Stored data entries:
= = = = = = =
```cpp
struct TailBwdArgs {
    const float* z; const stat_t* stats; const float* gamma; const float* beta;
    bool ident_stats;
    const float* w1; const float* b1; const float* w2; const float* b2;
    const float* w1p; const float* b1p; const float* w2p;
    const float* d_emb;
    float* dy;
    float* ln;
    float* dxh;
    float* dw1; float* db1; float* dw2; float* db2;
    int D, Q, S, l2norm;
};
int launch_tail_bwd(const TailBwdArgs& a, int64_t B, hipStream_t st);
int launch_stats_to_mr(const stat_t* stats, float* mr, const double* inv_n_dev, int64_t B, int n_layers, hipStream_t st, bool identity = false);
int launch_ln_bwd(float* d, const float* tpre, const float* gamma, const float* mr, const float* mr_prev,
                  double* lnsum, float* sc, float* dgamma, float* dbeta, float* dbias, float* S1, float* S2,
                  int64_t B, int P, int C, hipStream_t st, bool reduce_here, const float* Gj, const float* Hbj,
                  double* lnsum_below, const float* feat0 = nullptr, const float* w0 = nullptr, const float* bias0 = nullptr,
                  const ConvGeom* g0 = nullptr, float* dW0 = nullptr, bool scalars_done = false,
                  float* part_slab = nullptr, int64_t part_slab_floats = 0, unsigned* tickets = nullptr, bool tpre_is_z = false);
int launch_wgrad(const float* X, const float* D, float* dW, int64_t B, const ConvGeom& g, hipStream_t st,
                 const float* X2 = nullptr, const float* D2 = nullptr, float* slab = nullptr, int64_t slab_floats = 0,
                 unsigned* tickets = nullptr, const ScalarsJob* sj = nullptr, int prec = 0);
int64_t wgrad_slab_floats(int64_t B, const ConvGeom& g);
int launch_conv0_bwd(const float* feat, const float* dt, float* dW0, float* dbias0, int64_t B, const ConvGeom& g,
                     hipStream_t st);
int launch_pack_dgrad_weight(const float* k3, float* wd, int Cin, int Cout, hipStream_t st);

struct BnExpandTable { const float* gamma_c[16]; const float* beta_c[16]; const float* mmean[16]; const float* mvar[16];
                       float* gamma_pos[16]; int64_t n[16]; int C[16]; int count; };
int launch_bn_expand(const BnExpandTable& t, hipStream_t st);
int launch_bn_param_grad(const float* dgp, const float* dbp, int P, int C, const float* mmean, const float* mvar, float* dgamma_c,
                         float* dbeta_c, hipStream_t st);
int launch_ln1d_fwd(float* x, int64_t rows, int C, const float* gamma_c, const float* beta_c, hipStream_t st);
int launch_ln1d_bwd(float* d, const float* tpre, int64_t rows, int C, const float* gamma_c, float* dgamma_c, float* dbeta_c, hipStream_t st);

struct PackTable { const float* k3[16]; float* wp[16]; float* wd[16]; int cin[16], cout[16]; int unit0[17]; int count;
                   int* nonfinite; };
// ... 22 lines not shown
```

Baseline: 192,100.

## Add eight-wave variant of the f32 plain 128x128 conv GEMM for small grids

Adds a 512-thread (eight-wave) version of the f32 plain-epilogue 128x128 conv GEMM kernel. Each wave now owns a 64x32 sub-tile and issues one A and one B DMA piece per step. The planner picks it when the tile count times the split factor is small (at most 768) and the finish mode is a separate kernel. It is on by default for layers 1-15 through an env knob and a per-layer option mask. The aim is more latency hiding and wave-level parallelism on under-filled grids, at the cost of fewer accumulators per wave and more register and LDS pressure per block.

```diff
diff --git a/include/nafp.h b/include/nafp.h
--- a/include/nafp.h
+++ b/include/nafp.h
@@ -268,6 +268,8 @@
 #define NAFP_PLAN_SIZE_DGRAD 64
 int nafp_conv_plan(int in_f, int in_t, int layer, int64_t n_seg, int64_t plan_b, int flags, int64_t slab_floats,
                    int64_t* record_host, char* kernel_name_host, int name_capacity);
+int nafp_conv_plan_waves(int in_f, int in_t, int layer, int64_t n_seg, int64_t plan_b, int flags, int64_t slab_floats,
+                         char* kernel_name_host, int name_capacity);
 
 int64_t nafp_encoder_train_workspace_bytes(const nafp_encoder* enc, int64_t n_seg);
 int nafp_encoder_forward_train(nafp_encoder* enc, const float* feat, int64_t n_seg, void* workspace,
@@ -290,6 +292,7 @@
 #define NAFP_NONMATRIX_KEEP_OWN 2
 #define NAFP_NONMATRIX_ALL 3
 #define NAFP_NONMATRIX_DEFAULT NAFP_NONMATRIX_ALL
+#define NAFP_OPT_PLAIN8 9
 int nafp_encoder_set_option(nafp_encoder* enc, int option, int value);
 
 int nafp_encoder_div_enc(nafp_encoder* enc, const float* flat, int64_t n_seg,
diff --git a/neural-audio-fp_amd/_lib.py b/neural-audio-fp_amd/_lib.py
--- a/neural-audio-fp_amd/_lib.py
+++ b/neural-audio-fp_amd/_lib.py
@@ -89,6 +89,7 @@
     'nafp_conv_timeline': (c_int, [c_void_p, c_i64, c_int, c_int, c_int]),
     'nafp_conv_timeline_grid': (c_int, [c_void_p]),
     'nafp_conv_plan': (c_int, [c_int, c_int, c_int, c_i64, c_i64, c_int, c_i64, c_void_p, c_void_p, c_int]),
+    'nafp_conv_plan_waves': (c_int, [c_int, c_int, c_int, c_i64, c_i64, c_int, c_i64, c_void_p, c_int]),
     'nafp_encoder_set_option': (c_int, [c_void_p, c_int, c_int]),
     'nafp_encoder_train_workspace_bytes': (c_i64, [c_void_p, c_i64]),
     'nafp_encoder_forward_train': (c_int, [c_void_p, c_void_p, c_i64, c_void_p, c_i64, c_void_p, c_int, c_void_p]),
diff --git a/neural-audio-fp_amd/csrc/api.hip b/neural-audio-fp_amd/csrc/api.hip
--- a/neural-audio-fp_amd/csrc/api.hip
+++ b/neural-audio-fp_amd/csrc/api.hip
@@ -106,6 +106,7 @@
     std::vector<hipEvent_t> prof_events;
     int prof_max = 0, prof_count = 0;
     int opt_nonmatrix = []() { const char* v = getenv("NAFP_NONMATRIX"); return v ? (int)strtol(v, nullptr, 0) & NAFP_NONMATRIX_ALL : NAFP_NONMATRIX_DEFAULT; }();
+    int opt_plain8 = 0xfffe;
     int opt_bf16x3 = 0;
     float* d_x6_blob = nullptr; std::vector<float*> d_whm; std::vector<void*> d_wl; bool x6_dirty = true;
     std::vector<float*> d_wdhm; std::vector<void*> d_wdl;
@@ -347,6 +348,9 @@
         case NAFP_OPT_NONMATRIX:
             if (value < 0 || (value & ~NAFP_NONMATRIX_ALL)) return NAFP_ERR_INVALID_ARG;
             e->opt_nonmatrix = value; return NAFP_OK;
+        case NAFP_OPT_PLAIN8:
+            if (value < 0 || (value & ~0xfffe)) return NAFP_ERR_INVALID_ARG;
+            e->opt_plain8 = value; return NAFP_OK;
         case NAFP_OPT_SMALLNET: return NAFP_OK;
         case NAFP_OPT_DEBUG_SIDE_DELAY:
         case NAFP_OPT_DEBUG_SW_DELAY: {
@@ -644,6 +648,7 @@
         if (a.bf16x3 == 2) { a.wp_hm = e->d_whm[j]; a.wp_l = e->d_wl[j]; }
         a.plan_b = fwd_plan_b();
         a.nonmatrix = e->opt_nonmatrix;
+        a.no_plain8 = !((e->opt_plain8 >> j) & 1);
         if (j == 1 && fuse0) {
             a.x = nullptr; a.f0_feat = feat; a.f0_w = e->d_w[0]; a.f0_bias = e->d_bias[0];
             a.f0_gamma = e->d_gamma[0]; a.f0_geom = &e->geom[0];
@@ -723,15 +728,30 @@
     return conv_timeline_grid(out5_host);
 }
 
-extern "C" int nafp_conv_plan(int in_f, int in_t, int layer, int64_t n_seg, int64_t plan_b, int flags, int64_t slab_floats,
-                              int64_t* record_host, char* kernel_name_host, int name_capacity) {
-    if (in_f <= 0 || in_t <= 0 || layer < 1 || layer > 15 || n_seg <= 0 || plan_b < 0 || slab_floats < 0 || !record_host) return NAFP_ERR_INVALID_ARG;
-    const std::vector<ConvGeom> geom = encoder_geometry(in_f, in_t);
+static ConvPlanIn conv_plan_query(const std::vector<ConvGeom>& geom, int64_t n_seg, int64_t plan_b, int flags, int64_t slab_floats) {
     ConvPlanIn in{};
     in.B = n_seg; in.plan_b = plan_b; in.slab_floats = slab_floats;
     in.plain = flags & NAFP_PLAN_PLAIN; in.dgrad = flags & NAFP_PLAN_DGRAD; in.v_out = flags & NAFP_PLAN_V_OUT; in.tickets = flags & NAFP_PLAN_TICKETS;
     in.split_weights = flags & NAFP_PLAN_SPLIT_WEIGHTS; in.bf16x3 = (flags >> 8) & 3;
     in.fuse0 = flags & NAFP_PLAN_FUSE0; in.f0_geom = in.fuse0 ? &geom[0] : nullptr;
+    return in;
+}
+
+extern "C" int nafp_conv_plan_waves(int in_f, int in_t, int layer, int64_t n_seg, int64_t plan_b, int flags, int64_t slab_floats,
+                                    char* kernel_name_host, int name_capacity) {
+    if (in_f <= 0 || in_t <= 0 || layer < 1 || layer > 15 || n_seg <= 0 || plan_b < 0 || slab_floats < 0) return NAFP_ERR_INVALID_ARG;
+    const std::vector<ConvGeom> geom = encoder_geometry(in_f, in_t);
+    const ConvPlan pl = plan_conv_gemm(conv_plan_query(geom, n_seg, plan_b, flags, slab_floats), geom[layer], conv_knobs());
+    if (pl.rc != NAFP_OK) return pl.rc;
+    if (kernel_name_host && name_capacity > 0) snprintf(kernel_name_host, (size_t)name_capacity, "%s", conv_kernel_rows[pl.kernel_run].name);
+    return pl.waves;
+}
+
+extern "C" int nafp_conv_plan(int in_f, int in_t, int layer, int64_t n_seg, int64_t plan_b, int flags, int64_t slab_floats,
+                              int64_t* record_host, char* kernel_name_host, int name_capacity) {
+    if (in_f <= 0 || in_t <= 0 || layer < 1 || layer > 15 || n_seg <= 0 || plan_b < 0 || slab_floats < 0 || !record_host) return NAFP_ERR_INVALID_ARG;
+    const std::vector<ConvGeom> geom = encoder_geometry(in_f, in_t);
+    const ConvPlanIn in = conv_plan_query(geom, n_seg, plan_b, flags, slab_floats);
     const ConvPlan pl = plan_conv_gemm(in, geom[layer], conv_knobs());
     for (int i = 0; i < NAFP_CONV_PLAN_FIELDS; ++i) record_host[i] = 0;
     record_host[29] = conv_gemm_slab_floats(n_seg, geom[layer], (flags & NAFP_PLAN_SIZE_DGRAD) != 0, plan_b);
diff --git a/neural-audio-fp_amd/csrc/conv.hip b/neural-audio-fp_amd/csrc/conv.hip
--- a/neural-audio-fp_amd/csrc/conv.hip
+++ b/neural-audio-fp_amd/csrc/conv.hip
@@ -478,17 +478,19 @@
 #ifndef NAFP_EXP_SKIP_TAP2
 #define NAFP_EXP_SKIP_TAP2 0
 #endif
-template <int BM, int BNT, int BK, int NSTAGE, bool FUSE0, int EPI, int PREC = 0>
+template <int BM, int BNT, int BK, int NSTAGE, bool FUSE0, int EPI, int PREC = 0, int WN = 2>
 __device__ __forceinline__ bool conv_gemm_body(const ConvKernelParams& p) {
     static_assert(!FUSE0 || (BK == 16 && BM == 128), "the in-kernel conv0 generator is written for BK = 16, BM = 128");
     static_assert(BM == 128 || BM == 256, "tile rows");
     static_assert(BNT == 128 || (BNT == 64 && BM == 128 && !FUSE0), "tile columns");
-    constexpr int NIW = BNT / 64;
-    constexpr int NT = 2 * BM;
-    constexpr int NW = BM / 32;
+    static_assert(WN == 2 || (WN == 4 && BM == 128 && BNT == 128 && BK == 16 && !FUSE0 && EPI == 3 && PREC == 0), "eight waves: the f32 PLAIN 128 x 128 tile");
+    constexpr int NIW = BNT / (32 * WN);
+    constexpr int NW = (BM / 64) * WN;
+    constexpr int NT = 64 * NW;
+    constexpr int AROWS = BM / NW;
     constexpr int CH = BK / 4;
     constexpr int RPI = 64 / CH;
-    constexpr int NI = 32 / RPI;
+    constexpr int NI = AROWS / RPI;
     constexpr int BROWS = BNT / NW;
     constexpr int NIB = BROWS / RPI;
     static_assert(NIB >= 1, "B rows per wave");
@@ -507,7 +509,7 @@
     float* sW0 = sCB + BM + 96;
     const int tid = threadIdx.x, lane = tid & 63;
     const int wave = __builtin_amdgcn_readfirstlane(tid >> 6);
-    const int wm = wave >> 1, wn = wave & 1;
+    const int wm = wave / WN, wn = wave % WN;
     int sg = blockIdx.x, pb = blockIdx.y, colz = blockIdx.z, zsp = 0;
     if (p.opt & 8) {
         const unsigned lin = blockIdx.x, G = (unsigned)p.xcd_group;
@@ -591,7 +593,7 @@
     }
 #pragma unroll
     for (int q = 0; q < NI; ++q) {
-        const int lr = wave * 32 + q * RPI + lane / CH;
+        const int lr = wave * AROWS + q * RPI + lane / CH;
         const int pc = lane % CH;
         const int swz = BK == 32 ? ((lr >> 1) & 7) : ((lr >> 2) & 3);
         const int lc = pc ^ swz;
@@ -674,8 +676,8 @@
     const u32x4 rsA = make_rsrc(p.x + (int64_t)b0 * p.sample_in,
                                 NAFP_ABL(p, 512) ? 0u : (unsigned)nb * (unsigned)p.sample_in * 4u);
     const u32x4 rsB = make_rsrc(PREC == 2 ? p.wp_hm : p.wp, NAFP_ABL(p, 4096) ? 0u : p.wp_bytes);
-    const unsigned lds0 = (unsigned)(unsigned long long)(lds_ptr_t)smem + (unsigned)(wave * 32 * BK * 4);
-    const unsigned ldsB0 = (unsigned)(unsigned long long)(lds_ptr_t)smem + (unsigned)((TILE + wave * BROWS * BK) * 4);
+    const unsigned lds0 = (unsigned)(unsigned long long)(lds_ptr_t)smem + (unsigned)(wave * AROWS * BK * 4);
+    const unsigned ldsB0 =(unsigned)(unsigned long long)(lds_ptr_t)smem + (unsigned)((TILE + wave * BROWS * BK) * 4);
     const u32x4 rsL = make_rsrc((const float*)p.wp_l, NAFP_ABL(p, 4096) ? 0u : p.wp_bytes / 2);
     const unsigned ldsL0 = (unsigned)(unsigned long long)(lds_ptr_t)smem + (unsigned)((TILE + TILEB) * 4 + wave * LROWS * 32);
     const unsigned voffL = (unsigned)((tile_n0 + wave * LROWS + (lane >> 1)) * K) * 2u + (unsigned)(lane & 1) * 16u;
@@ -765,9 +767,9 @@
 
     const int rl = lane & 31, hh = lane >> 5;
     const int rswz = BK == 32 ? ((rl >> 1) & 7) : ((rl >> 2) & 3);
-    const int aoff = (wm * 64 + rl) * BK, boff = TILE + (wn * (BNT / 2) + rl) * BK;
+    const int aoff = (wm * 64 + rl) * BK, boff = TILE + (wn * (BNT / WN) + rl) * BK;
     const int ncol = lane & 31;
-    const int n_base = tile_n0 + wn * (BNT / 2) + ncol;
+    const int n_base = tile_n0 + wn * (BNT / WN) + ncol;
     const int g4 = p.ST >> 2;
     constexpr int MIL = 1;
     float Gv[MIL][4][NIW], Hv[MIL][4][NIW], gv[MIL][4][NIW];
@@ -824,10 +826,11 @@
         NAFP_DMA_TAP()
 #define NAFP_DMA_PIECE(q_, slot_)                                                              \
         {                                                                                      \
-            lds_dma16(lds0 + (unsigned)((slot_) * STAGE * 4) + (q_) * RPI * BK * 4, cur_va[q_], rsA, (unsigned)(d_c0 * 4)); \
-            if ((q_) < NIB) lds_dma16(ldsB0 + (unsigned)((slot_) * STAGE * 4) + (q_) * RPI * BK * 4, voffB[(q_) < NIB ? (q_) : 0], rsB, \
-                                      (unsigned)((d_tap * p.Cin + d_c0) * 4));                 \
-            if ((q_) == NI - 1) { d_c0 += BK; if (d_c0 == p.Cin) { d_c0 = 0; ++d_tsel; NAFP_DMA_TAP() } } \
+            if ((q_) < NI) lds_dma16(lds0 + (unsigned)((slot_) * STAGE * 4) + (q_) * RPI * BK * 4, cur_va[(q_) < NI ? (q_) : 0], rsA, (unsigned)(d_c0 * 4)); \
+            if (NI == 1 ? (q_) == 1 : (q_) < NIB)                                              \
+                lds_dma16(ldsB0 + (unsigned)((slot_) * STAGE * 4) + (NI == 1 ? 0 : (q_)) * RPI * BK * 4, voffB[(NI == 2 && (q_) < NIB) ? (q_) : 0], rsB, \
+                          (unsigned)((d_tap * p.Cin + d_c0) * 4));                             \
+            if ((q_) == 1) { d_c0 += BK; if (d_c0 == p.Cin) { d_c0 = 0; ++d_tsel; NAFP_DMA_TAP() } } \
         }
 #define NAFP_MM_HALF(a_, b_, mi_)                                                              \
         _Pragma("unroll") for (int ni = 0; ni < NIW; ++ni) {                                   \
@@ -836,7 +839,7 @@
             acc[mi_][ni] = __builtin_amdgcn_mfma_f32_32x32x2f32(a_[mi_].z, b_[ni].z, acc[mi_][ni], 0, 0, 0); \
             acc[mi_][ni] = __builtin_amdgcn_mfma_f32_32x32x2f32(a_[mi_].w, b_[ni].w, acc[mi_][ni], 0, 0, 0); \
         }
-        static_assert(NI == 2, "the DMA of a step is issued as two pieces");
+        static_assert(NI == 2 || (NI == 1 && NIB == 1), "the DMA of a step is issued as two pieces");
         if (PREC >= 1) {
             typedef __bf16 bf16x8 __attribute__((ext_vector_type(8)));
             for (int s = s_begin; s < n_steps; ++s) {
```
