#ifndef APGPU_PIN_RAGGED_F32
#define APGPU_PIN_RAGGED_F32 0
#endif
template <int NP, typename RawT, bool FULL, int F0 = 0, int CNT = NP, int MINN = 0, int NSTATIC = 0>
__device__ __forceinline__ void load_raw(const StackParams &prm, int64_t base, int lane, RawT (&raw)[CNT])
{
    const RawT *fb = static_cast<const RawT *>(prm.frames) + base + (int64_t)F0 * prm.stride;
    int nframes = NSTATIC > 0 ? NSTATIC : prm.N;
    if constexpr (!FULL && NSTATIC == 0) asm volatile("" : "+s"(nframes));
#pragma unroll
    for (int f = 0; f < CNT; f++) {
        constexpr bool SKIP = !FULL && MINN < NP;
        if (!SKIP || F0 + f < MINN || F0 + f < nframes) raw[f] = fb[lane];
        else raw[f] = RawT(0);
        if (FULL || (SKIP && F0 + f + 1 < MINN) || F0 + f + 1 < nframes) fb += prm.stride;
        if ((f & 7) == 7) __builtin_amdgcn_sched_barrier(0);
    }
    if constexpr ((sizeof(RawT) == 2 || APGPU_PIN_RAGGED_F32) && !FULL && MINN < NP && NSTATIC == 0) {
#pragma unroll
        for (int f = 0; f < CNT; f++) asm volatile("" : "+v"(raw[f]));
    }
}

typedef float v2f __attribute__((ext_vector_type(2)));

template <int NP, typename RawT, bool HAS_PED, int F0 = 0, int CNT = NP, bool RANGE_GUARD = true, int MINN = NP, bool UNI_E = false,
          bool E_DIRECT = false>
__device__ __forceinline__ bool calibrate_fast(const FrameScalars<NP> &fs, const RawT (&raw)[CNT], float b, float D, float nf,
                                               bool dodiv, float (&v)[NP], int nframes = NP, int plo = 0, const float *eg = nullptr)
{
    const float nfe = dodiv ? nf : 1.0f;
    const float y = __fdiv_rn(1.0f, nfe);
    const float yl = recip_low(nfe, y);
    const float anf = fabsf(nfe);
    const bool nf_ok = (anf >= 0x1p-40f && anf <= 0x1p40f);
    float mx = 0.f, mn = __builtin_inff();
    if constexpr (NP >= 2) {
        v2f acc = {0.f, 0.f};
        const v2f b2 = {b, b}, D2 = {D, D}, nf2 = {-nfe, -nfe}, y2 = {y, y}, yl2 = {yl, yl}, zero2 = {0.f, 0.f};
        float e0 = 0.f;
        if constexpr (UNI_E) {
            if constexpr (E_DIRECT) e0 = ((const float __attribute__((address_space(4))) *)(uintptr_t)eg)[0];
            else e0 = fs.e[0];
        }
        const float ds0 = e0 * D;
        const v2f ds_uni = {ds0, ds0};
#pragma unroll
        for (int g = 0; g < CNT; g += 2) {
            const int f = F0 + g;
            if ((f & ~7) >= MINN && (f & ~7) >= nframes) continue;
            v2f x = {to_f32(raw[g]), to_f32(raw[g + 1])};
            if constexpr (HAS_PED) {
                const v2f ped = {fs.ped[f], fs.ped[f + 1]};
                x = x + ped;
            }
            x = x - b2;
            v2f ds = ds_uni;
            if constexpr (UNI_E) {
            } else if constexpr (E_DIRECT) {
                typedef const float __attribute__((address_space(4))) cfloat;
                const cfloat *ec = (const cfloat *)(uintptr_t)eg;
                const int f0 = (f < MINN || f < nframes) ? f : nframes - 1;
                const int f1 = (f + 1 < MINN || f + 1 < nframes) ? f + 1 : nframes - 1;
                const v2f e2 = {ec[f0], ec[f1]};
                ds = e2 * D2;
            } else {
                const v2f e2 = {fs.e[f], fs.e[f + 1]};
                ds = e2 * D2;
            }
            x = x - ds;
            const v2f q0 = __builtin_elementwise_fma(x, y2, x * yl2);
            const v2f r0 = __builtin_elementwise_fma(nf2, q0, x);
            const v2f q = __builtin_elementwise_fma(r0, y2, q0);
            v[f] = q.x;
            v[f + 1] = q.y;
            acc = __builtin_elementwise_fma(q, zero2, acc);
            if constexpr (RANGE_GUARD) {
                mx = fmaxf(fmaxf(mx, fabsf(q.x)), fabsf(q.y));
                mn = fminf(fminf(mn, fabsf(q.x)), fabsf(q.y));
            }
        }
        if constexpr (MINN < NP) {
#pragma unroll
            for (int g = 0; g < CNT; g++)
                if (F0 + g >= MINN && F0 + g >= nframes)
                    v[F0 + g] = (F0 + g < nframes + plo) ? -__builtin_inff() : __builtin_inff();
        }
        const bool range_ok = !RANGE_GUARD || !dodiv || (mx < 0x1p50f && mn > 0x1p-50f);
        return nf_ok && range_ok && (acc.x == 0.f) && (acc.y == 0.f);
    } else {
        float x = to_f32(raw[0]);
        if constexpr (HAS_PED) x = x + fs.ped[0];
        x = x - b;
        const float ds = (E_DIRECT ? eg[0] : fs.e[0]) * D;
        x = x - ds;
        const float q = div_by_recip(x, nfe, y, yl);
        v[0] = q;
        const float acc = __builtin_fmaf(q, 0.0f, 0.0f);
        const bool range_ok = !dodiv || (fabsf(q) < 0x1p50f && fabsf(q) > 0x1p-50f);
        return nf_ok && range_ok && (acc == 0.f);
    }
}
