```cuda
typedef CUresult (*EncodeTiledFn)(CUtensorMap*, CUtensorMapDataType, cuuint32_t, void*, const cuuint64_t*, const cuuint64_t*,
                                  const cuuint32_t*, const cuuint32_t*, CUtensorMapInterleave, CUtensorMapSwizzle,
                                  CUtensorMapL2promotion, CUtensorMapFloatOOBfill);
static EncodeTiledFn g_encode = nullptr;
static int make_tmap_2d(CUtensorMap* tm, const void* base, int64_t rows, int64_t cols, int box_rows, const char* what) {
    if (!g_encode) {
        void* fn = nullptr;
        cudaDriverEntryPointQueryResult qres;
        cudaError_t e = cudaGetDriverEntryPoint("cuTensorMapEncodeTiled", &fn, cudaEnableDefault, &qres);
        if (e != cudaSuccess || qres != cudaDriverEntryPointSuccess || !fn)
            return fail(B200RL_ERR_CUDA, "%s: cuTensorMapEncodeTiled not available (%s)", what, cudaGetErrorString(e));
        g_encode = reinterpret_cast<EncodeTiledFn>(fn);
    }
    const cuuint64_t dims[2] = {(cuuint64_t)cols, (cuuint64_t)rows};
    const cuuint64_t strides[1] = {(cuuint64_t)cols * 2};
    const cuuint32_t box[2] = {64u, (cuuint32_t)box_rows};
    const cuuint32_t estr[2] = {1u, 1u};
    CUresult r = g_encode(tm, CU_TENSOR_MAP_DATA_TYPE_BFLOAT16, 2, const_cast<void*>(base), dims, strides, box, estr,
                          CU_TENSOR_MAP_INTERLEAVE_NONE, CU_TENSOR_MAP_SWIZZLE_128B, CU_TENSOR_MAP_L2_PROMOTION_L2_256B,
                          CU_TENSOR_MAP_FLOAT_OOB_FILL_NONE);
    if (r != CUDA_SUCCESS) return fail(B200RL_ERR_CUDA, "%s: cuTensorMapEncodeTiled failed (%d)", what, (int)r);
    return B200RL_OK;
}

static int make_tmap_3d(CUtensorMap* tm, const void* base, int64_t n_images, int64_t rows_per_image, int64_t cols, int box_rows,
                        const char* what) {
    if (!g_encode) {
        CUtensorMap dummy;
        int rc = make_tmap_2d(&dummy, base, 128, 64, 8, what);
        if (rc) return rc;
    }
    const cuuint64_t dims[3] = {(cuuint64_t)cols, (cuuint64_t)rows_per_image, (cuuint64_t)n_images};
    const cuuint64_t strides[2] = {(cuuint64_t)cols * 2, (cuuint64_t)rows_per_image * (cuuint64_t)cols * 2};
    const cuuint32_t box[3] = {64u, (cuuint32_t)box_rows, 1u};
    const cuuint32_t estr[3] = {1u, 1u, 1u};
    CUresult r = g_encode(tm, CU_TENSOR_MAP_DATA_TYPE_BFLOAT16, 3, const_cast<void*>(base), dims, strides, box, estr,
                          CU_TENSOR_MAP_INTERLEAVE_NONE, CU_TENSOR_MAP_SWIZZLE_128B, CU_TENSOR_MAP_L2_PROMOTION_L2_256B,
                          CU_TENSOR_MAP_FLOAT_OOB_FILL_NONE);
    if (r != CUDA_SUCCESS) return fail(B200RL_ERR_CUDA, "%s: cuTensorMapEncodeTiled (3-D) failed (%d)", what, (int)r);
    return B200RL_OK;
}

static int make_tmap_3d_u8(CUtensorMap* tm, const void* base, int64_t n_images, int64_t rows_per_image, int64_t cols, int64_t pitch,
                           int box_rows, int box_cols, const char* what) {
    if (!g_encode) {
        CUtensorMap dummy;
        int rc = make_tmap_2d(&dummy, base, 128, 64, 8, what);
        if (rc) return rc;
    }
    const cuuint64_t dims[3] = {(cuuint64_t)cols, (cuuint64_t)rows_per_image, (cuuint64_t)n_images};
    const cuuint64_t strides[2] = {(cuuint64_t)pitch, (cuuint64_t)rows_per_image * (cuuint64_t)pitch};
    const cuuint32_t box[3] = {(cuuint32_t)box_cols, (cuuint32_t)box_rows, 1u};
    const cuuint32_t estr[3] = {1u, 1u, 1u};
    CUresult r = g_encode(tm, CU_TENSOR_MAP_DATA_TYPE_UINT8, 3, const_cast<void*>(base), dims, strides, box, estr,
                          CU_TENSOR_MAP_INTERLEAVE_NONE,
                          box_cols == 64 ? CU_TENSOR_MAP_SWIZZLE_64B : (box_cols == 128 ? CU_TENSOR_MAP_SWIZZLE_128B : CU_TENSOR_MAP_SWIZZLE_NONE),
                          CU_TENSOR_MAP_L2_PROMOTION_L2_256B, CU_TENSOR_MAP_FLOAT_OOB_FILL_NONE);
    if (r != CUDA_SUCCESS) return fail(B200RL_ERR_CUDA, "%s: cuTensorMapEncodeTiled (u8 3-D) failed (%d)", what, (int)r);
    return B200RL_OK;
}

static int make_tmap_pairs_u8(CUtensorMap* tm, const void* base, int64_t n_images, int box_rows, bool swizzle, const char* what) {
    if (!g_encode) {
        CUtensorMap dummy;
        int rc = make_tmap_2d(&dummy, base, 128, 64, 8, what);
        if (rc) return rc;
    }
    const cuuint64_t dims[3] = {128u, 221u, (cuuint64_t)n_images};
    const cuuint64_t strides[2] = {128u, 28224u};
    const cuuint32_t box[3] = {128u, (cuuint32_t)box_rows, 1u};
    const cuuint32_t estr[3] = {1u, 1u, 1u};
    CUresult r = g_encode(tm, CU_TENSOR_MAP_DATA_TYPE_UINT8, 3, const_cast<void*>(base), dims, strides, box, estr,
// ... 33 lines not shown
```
= = = = = = =
Exercise brief:
Please go through each line of the data and count those that contain the string "grids"; give that number alone.

Solution to this task:
2